Researchers at the Niels Bohr Institute, University of Copenhagen, have recently succeeded in boosting the storage time of quantum information. The development used a small glass container filled with room temperature atoms, and marked an important step towards a secure quantum encoded distribution network and the realisation of real-world quantum repeaters.
The researchers note that storage time comes into the quantum communications equation, as it actually takes some time for the information to travel in fibres. The delicate quantum entanglement has to be stored, waiting its turn to travel through the optical fibre. Accordingly, it makes very good sense to aim for a system that operates at room temperature, because of the scale of such networks. If quantum repeaters have to be deployed for approximately every 10 km of communication line, the benefits of a simple setup, working at room temperature, are tremendous.
The researchers at the Niels Bohr Institute have managed to boost this crucial lifespan of the quantum state at room temperature to about a quarter of a millisecond. In this period of time the light can travel roughly 50 km in the fibre. “So, 50 km – it is still not very far, if you want to send regional quantum information, but it is way longer than what has previously been achieved with atoms at room temperature”, reported Karsten Dideriksen, PhD student on the project.

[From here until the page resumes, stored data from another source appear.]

template <int MAXH, int MAXW, bool ROBOT, bool VIS, bool COLLECT = false, bool SFLA = false, bool TRUTH = false>
__global__ void __launch_bounds__(288, 2) cn_env_step_kernel(CnParams p, CnState g, const float* __restrict__ action,
                                                          CnObs ob, CnStepOut out, int epb, int line_cap, int mode) {
  extern __shared__ __align__(16) unsigned char smem[];
  const int H = p.H;
  const int le = threadIdx.x / H;
  const int h = threadIdx.x - le * H;
  const int e = (le < epb) ? g.perm[blockIdx.x * epb + le] : p.N;
  const bool active = (le < epb) && (e < p.N);
  const EnvSmemLayout L = env_layout(H, true, p.social_force != 0);
  CnEnvSh* s = nullptr;
  if (le < epb) {
    s = reinterpret_cast<CnEnvSh*>(smem + (size_t)le * L.per_env);
    if (h == 0 && e < p.N) env_view(smem + (size_t)le * L.per_env, L, H, true, g, e, p.social_force != 0);
  }
  __syncthreads();
  const int warp = threadIdx.x >> 5, lane = threadIdx.x & 31;
  float4* lines_smem = reinterpret_cast<float4*>(smem + align16((size_t)epb * L.per_env));
  const int lstride = epb * H;
  CnWarpLines W;
  W.smem0 = lines_smem + warp * 32;
  W.stride = lstride;
  W.cap = line_cap;
  W.ovf_stride = g.ovf_stride;
  W.ovf0 = reinterpret_cast<float4*>(g.line_ovf) + ((size_t)blockIdx.x * blockDim.x + warp * 32) * g.ovf_stride;
  const int half = lane >> 4;
  const CnCoop hco = {lane & 15, 16, nullptr, nullptr, half ? 0xffff0000u : 0x0000ffffu, half << 4};
  CnLineStore proj;
  proj.base = lines_smem + (size_t)line_cap * lstride + (size_t)(2 * warp + half) * H;
  proj.stride = 1; proj.cap = H; proj.ovf = nullptr;
  unsigned char* lp3_q = reinterpret_cast<unsigned char*>(lines_smem + (size_t)line_cap * lstride +
                                                          (size_t)(blockDim.x >> 4) * H);
  if (threadIdx.x == 0) { reinterpret_cast<int*>(lp3_q)[0] = 0; reinterpret_cast<int*>(lp3_q)[1] = 0; }
  const CnCoop co = {lane, 32, nullptr, nullptr};

  if (mode == 1) {
    if (active && h == 0) { s->done = 1; s->info = 0; s->reward = 0.0; s->reset_flag = 0; s->nvis = 0; s->goal_flag = 0; s->lp3_cost = 0; s->hn = 0; }
  } else if (active) {
    cn_phase_load<MAXH, ROBOT>(p, g, *s, e, h, mode == 3 ? nullptr : action);
  }
  __syncthreads();
  const bool live = active && h < s->hn;
  int* lp3_count = reinterpret_cast<int*>(lp3_q);
  int* lp3_head = lp3_count + 1;
  unsigned short* lp3_tasks = reinterpret_cast<unsigned short*>(lp3_count + 2);
  auto orca_solve = [&](bool lv, bool use_fov, CnF2& result, int& nl, int& fail) {
    nl = 0; fail = -1;
    float vmax = 0.0f;
    CnF2 pref = f2(0.0f, 0.0f);
    result = f2(0.0f, 0.0f);
    if (lv) cn_orca_build<MAXH, VIS>(p, g, *s, e, h, W.of(lane), nl, vmax, pref, use_fov, mode == 3 ? (uint8_t)2 : (uint8_t)1);
    __syncwarp();
    cn_orca_lp2_warp(hco, W, nl, vmax, pref, result, fail);
    if (fail >= 0) {
      s->nvx[h] = result.x; s->nvy[h] = result.y;
      reinterpret_cast<int*>(&s->t0[h])[0] = nl | (fail << 8);
      reinterpret_cast<float*>(&s->t0[h])[1] = vmax;
      lp3_tasks[atomicAdd(lp3_count, 1)] = (unsigned short)threadIdx.x;
    }
    __syncthreads();
    const int ntask = *lp3_count;
    for (;;) {
      int t = 0;
      if (hco.lane == 0) t = atomicAdd(lp3_head, 1);
      t = __shfl_sync(hco.mask, t, hco.base);
      if (t >= ntask) break;
      const int owner = lp3_tasks[t];
      const int ole = owner / H, oh = owner - ole * H;
      CnEnvSh* os = reinterpret_cast<CnEnvSh*>(smem + (size_t)ole * L.per_env);
      const int packed = reinterpret_cast<const int*>(&os->t0[oh])[0];
      const float ovmax = reinterpret_cast<const float*>(&os->t0[oh])[1];
      CnF2 ores = f2(os->nvx[oh], os->nvy[oh]);
      CnLineStore ol;
      ol.base = lines_smem + owner; ol.stride = lstride; ol.cap = line_cap;
      ol.ovf = reinterpret_cast<float4*>(g.line_ovf) + ((size_t)blockIdx.x * blockDim.x + owner) * g.ovf_stride;
      cn_lp3_coop(hco, ol, packed & 0xff, packed >> 8, ovmax, ores, proj);
      if (hco.lane == 0) { os->nvx[oh] = ores.x; os->nvy[oh] = ores.y; }
    }
    __syncthreads();
    if (fail >= 0) result = f2(s->nvx[h], s->nvy[h]);
    if (threadIdx.x == 0) { *lp3_count = 0; *lp3_head = 0; }
  };
  if (mode != 1 && p.social_force) {
    if (live) cn_sf_action<VIS>(p, g, *s, e, h);
    if (SFLA && (!TRUTH || p.test_phase)) cn_sf_lookahead(p, g, s, e, h, live);
  } else if (mode == 2) {
    if (live) {
      const size_t i = cn_idx(p, e, h);
      const int nlf = g.pre_nlf[i];
      cn_orca_finish(p, g, *s, e, h, f2(g.pre_vx[i], g.pre_vy[i]), nlf & 0xff, (nlf >> 8) - 1);
      if (g.sim_exists[i] >= 2) g.sim_exists[i] = 1;
    }
  } else if (mode != 1) {
    CnF2 result; int nl, fail;
    orca_solve(live, true, result, nl, fail);
    if (live && fail >= 0) atomicAdd(&s->lp3_cost, 1);
    if (mode == 3) {
      if (live) {
        const size_t i = cn_idx(p, e, h);
        g.pre_vx[i] = result.x; g.pre_vy[i] = result.y; g.pre_nlf[i] = nl | ((fail + 1) << 8);
      }
      __syncthreads();
      if (active && h == 0) g.lp_cost[e] = s->lp3_cost;
      return;
    }
    if (p.test_phase && !COLLECT) {
      double spx = 0, spy = 0, lx = 0, ly = 0;
      float svx = 0, svy = 0, lvx = 0, lvy = 0;
      bool vis_prev = false;
      if (live) {
        spx = s->px[h]; spy = s->py[h]; svx = s->vx[h]; svy = s->vy[h];
        lx = spx; ly = spy; lvx = svx; lvy = svy;
        vis_prev = g.vis[cn_idx(p, e, h)] != 0;
      }
      CnLookahead la; la.min_rd = INFINITY; la.pen = 0.0;
      CnF2 lres = f2(0.0f, 0.0f); int lnl = 0, lfail = -1;
      for (int t = 1; t <= p.lookahead_steps; ++t) {
        __syncthreads();
        if (live) {
          s->px[h] = lx; s->py[h] = ly; s->fx[h] = (float)lx; s->fy[h] = (float)ly; s->vx[h] = lvx; s->vy[h] = lvy;
        }
        __syncthreads();
        orca_solve(live, false, lres, lnl, lfail);
        lx = lx + (double)lres.x * p.time_step; ly = ly + (double)lres.y * p.time_step;
        lvx = lres.x; lvy = lres.y;
        if (live && t % p.pred_interval == 0) cn_lookahead_accumulate(p, *s, vis_prev, lx, ly, t / p.pred_interval, la);
      }
      __syncthreads();
      if (live) {
        s->px[h] = spx; s->py[h] = spy; s->fx[h] = (float)spx; s->fy[h] = (float)spy; s->vx[h] = svx; s->vy[h] = svy;
      }
      __syncthreads();
      if (live) {
        cn_orca_finish(p, g, *s, e, h, result, nl, fail);
        cn_orca_diag(p, g, e, h, lres, lnl, lfail);
        s->t0[h] = la.min_rd; s->t1[h] = la.pen;
      }
    } else if (live) {
      cn_orca_finish(p, g, *s, e, h, result, nl, fail);
    }
  }
  __syncthreads();
  if (mode != 1 && active && h == 0) {
    if (COLLECT) cn_collect_reward(p, g, *s, e, out);
    else cn_phase_reward(p, g, *s, e, out);
  }
  if (COLLECT && mode == 1 && active && h == 0) g.rgoal_due[e] = 0;
  __syncthreads();
  if (active) {
    if (s->done) cn_install_env(p, g, *s, e, h);
    else if (live) cn_phase_integrate(p, *s, h);
  }
  __syncthreads();
  if (p.hrange > 0) {
    if (mode != 1 && active && h == 0 && cn_add_remove_due(p, g, *s, e)) cn_phase_add_remove(p, g, *s, e);
    __syncthreads();
  }
  float row[MAXW];
  if (COLLECT) {
    __shared__ uint32_t leaving[(288 + 31) / 32];
    const bool seen_before = active && h < s->hn && g.vis[cn_idx(p, e, h)] != 0;
    if (active) cn_phase_obs_a<MAXW>(p, g, *s, e, h, row);
    __syncthreads();
    const uint32_t b = __ballot_sync(0xffffffffu, seen_before && !s->reset_flag && !s->visr[h]);
    if (lane == 0) leaving[warp] = b;
    __syncthreads();
    if (active) cn_collect_ids(p, g, *s, e, h, leaving, le * H, ob);
    __syncthreads();
    if (active) cn_phase_store(p, g, *s, e, h);
    if (active && h == 0) {
      cn_collect_ids_done(p, g, *s, e, leaving, le * H);
      int evt = cn_event_flag(p, g, *s, e);
      if (evt == 0 && g.rgoal_due[e]) evt = 1;
      g.evt[e] = (uint8_t)evt;
      if (mode != 2) g.lp_cost[e] = s->lp3_cost;
    }
// ... 25 lines not shown
        lvx = lres.x; lvy = lres.y;
        if (seen && t % p.pred_interval == 0) cn_truth_row(p, *s, lx, ly, t / p.pred_interval, row, pen);
      }
      __syncthreads();
      if (olive) {
        s->px[h] = spx; s->py[h] = spy; s->fx[h] = (float)spx; s->fy[h] = (float)spy; s->vx[h] = svx; s->vy[h] = svy;
        s->t0[h] = key;
        if (seen) s->t1[h] = pen;
        if (p.lookahead_steps > 0) cn_orca_diag(p, g, e, h, lres, lnl, lfail);
      }
    }
    __syncthreads();
  }
  if (active) cn_phase_obs_b(p, g, *s, e, h, row, ob);
  __syncthreads();
  if (active) {
    cn_phase_obs_c(p, *s, e, h, ob);
    cn_phase_store(p, g, *s, e, h);
  }
  if (active && h == 0) {
    g.evt[e] = (uint8_t)cn_event_flag(p, g, *s, e);
    if (mode != 2) g.lp_cost[e] = s->lp3_cost;
  }
}

#define CN_EVENT_WARPS 4
template <bool COLLECT = false>
__global__ void __launch_bounds__(CN_EVENT_WARPS * 32) cn_env_event_kernel(CnParams p, CnState g, int force,
                                                                           size_t per_warp_bytes) {
  extern __shared__ __align__(16) unsigned char smem[];
  const int warp = threadIdx.x >> 5, lane = threadIdx.x & 31;
  const int e = blockIdx.x * CN_EVENT_WARPS + warp;
  if (e >= p.N) return;
  const int evt = force ? 2 : g.evt[e];
  if (evt == 0) return;
  const int H = p.H;
  const EnvSmemLayout L = env_layout(H, false, p.social_force != 0);
  unsigned char* base = smem + (size_t)warp * per_warp_bytes;
  CnEnvSh* s = reinterpret_cast<CnEnvSh*>(base);
  if (lane == 0) env_view(base, L, H, false, g, e, p.social_force != 0);
  __syncwarp();
  uint32_t* key = reinterpret_cast<uint32_t*>(base + L.per_env);
  const CnCoop co = {lane, 32, nullptr, reinterpret_cast<float*>(key + 624)};
  bool deferred;
  if (evt == 2) {
    deferred = cn_prepare_env(p, g, *s, e, key, co, p.defer_tries);
// ... 95 lines not shown
  } else {
    const unsigned char* s1 = reinterpret_cast<const unsigned char*>(sg.src);
    unsigned char* d1 = reinterpret_cast<unsigned char*>(sg.dst);
    for (size_t i = tid; i < sg.bytes; i += nth) d1[i] = s1[i];
  }
}

struct Field {
  void* ptr;
  size_t bytes;
};

}

struct cn_env {
  cn_config cfg;
  CnParams p;
  CnState g;
  int device;
  int epb;
  int threads;
  size_t smem_bytes;
  int line_cap;
  size_t reset_warp_bytes;
  int heavy_grid;
  size_t heavy_smem;
  int maxh;
  int64_t launches;
  std::map<std::string, Field> fields;
  std::vector<void*> allocs;
  cudaStream_t side;
  cudaEvent_t ev_step, ev_side;
  bool profile = false;
  cudaEvent_t pev[5] = {nullptr, nullptr, nullptr, nullptr, nullptr};
  bool side_pending;
  bool use_side;
  bool presolve;
  bool presolved;
  bool balance;
  bool prep_dirty;
  float* d_action;
  cn_obs_ptrs d_obs;
  cn_step_ptrs d_out;
};

namespace {
// ... 33 lines not shown
}

KernelFn pick_kernel_sfla(int maxh) {
  if (maxh <= 32) return cn_env_step_kernel<32, 16, true, true, false, true>;
  if (maxh <= 64) return cn_env_step_kernel<64, 16, true, true, false, true>;
  return cn_env_step_kernel<128, 16, true, true, false, true>;
}

template <bool SF>
KernelFn pick_kernel_truth(int maxh) {
  if (maxh <= 32) return cn_env_step_kernel<32, 16, false, true, false, SF, true>;
  if (maxh <= 64) return cn_env_step_kernel<64, 16, false, true, false, SF, true>;
  return cn_env_step_kernel<128, 16, false, true, false, SF, true>;
}

KernelFn pick_kernel(const CnParams& p, int maxh) {
  if (p.collect) return pick_kernel_collect(maxh);
  if (p.const_vel == 2) return p.social_force ? pick_kernel_truth<true>(maxh) : pick_kernel_truth<false>(maxh);
  if (p.social_force && p.test_phase) return pick_kernel_sfla(maxh);
  const bool robot = p.robot_policy != 0, vis = p.robot_visible != 0;
  return vis ? pick_kernel_vis<true>(maxh, robot) : pick_kernel_vis<false>(maxh, robot);
}

CnObs to_obs(const cn_obs_ptrs* o) {
  CnObs ob;
  ob.robot_node = o->robot_node; ob.temporal_edges = o->temporal_edges; ob.spatial_edges = o->spatial_edges;
  ob.detected_human_num = o->detected_human_num; ob.visible_masks = o->visible_masks;
  ob.pred_info = nullptr;
  return ob;
}

int event_kernel(cn_env* env, int force, cudaStream_t stream) {
  const int grid = (env->p.N + CN_EVENT_WARPS - 1) / CN_EVENT_WARPS;
  if (env->p.collect)
    cn_env_event_kernel<true><<<grid, CN_EVENT_WARPS * 32, CN_EVENT_WARPS * env->reset_warp_bytes, stream>>>(
        env->p, env->g, force, env->reset_warp_bytes);
  else
    cn_env_event_kernel<<<grid, CN_EVENT_WARPS * 32, CN_EVENT_WARPS * env->reset_warp_bytes, stream>>>(
        env->p, env->g, force, env->reset_warp_bytes);
  env->launches += 1;
  cudaError_t err = cudaGetLastError();
  if (err != cudaSuccess) return cn_set_error("cn_env_event_kernel launch: %s", cudaGetErrorString(err));
  if (env->p.collect)
    cn_env_event_heavy_kernel<true><<<env->heavy_grid, CN_HEAVY_THREADS, env->heavy_smem, stream>>>(env->p, env->g);
  else
    cn_env_event_heavy_kernel<<<env->heavy_grid, CN_HEAVY_THREADS, env->heavy_smem, stream>>>(env->p, env->g);
// ... 6 lines not shown
int join_side(cn_env* env, cudaStream_t stream) {
  if (!env->side_pending) return 0;
  cudaError_t err = cudaStreamWaitEvent(stream, env->ev_side, 0);
  if (err != cudaSuccess) return cn_set_error("cudaStreamWaitEvent(side): %s", cudaGetErrorString(err));
  env->side_pending = false;
  return 0;
}

int launch_step(cn_env* env, const float* d_action, const cn_obs_ptrs* o, const cn_step_ptrs* r, int mode,
                cudaStream_t stream, float* d_pred_info = nullptr) {
  CnStepOut out;
  memset(&out, 0, sizeof(out));
  if (r) {
    out.reward = r->reward; out.done = r->done; out.info = r->info; out.info_aux = r->info_aux;
    out.ep_ret = r->ep_ret; out.ep_len = r->ep_len; out.not_done = r->not_done;
  }
  int rc = join_side(env, stream);
  if (rc) return rc;
  if (mode == 1 || env->prep_dirty) {
    rc = event_kernel(env, 1, stream);
    if (rc) return rc;
    env->prep_dirty = false;
  }
  const int grid = (env->p.N + env->epb - 1) / env->epb;
  KernelFn fn = pick_kernel(env->p, env->maxh);
  CnObs ob = to_obs(o);
  ob.pred_info = d_pred_info;
  const int kmode = (mode == 0 && env->presolved) ? 2 : mode;
  env->presolved = false;
  if (env->profile) cudaEventRecord(env->pev[0], stream);
  fn<<<grid, env->threads, env->smem_bytes, stream>>>(env->p, env->g, d_action, ob, out, env->epb, env->line_cap, kmode);
  if (env->profile) cudaEventRecord(env->pev[1], stream);
  env->launches += 1;
  cudaError_t err = cudaGetLastError();
  if (err != cudaSuccess) return cn_set_error("cn_env_step_kernel launch: %s", cudaGetErrorString(err));
  if (!env->use_side) return event_kernel(env, 0, stream);
  err = cudaEventRecord(env->ev_step, stream);
  if (err == cudaSuccess) err = cudaStreamWaitEvent(env->side, env->ev_step, 0);
  if (err != cudaSuccess) return cn_set_error("fork to side stream: %s", cudaGetErrorString(err));
  if (env->profile) cudaEventRecord(env->pev[2], env->side);
  rc = event_kernel(env, 0, env->side);
  if (rc) return rc;
  if (env->balance && mode == 0) {
    cn_env_balance_kernel<<<1, 1024, 0, env->side>>>(env->p, env->g, grid, env->epb);
    env->launches += 1;
  }
  if (env->profile) cudaEventRecord(env->pev[3], env->side);
  if (env->presolve) {
    fn<<<grid, env->threads, env->smem_bytes, env->side>>>(env->p, env->g, nullptr, ob, out, env->epb, env->line_cap, 3);
    env->launches += 1;
    err = cudaGetLastError();
    if (err != cudaSuccess) return cn_set_error("cn_env_step_kernel (pre-solve) launch: %s", cudaGetErrorString(err));
    env->presolved = true;
  }
  if (env->profile) cudaEventRecord(env->pev[4], env->side);
  err = cudaEventRecord(env->ev_side, env->side);
  if (err != cudaSuccess) return cn_set_error("cudaEventRecord(side): %s", cudaGetErrorString(err));
  env->side_pending = true;
  return 0;
}

}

The Niels Bohr Institute technique itself consists of a small glass container, filled with Cæsium atoms, in which the researchers are able to load, store and retrieve single photons from the quantum states necessary for the repeater. This technique improves the life span of the quantum states at room temperature by a hundred times. Simplicity is key, as one has to imagine this technology, once developed to its full potential, spread out across the globe as quantum repeaters in our information networks.
The immediate use-case is storage for secure quantum information networks, but other options such as generation of on-demand single photons for quantum computing are on the table.
The researchers involved in this study were: postdoc Michael Zugenmaier; PhD student Karsten B. Dideriksen; Prof. Anders S. Sørensen; PhD Boris Albrecht; and Prof. Eugene S. Polzik. The research was published in Nature Communications.